**Task:** Go through the material and return every line that contains the string "extern".
Extracted records START
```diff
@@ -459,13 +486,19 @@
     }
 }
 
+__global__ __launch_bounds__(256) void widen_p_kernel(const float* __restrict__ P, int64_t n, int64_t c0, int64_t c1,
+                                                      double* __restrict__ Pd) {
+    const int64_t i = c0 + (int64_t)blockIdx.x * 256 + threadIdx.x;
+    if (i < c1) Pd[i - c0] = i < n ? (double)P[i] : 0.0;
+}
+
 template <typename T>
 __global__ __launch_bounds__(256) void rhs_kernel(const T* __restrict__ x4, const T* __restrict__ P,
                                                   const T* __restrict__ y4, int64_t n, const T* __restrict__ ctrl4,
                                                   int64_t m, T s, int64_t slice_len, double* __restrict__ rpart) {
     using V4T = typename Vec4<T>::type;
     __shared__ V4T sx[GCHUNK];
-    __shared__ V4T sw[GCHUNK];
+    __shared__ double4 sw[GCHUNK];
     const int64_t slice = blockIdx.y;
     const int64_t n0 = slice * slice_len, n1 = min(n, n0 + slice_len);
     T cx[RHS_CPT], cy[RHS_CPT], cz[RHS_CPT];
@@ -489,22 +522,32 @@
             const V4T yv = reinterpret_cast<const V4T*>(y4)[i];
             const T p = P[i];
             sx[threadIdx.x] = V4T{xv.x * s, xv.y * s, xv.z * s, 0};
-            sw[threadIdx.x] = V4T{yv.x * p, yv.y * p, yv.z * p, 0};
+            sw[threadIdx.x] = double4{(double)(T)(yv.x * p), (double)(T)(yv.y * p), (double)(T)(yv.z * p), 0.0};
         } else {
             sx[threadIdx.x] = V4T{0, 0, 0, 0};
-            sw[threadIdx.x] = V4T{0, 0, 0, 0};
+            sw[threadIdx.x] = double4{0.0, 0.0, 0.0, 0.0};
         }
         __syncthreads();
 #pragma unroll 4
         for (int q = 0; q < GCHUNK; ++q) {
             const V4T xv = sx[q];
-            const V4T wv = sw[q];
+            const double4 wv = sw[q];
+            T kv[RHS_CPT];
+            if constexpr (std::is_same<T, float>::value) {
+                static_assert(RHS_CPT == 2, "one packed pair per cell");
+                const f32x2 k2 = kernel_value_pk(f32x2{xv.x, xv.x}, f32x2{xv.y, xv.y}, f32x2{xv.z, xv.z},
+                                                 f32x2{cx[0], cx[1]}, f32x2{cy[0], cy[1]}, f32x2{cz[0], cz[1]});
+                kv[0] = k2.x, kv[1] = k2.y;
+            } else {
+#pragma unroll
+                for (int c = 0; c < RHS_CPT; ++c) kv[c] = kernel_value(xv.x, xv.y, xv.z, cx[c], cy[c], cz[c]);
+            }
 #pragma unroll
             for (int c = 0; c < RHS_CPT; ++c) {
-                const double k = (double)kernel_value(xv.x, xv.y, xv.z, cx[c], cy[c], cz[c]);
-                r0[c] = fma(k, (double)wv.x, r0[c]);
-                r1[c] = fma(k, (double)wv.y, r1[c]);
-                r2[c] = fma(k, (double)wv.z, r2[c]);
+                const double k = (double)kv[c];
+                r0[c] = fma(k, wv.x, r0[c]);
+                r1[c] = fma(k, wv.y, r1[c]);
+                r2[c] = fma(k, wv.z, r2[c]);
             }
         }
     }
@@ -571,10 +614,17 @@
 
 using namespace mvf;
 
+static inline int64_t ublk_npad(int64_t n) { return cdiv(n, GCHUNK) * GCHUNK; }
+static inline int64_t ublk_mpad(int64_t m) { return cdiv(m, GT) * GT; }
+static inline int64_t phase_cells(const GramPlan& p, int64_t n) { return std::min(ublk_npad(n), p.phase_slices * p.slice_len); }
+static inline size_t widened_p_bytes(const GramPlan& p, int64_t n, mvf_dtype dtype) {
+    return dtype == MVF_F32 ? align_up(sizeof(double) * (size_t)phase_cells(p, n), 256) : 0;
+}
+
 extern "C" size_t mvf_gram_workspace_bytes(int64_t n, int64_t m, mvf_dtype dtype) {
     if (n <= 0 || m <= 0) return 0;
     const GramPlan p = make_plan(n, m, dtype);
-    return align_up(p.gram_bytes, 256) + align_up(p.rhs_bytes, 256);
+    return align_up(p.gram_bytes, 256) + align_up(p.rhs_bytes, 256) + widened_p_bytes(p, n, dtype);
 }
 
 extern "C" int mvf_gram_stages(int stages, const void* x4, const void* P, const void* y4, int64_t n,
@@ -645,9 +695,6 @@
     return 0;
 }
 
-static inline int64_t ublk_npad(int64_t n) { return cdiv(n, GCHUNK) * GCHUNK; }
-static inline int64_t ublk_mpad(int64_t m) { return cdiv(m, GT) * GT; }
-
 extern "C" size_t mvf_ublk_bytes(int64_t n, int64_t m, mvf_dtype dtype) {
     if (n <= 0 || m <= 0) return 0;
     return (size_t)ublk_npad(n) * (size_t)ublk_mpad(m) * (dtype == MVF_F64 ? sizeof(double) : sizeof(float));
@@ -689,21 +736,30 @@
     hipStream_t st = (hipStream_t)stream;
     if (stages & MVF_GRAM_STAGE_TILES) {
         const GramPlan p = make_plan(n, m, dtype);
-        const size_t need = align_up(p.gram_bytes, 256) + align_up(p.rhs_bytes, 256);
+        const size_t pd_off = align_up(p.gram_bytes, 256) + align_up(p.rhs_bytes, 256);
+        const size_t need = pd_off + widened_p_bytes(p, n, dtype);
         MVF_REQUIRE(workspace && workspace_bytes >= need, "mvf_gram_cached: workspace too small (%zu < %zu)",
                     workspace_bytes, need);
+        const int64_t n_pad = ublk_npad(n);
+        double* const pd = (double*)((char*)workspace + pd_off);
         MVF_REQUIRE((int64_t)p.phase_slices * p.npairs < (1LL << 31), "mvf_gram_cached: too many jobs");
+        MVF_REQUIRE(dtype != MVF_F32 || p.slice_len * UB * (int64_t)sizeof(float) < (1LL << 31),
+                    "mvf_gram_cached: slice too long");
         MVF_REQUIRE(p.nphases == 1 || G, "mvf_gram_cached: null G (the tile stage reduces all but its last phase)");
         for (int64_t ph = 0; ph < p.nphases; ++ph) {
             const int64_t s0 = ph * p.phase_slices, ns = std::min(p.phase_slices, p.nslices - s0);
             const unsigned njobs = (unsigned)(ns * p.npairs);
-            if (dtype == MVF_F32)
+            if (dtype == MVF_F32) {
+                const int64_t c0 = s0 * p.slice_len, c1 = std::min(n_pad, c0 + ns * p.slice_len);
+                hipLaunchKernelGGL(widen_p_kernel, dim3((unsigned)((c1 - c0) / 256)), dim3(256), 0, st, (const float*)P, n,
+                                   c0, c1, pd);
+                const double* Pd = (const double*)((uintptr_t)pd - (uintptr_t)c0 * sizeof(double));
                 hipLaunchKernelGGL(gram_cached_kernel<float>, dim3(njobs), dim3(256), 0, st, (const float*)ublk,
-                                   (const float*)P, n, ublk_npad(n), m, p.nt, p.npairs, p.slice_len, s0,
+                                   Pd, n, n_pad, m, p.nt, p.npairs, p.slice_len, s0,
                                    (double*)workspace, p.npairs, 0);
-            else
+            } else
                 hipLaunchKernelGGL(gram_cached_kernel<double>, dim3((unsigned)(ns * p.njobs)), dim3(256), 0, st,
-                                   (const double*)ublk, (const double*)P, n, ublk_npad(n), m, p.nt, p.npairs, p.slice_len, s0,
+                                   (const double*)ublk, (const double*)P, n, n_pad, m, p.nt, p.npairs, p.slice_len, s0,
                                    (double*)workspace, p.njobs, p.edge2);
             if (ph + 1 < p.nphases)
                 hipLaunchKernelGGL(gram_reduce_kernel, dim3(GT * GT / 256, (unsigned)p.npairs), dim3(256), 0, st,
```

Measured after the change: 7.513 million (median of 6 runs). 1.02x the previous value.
Extracted records END
**Finished task:**
 extern "C" size_t mvf_gram_workspace_bytes(int64_t n, int64_t m, mvf_dtype dtype) {
 extern "C" int mvf_gram_stages(int stages, const void* x4, const void* P, const void* y4, int64_t n,
 extern "C" size_t mvf_ublk_bytes(int64_t n, int64_t m, mvf_dtype dtype) {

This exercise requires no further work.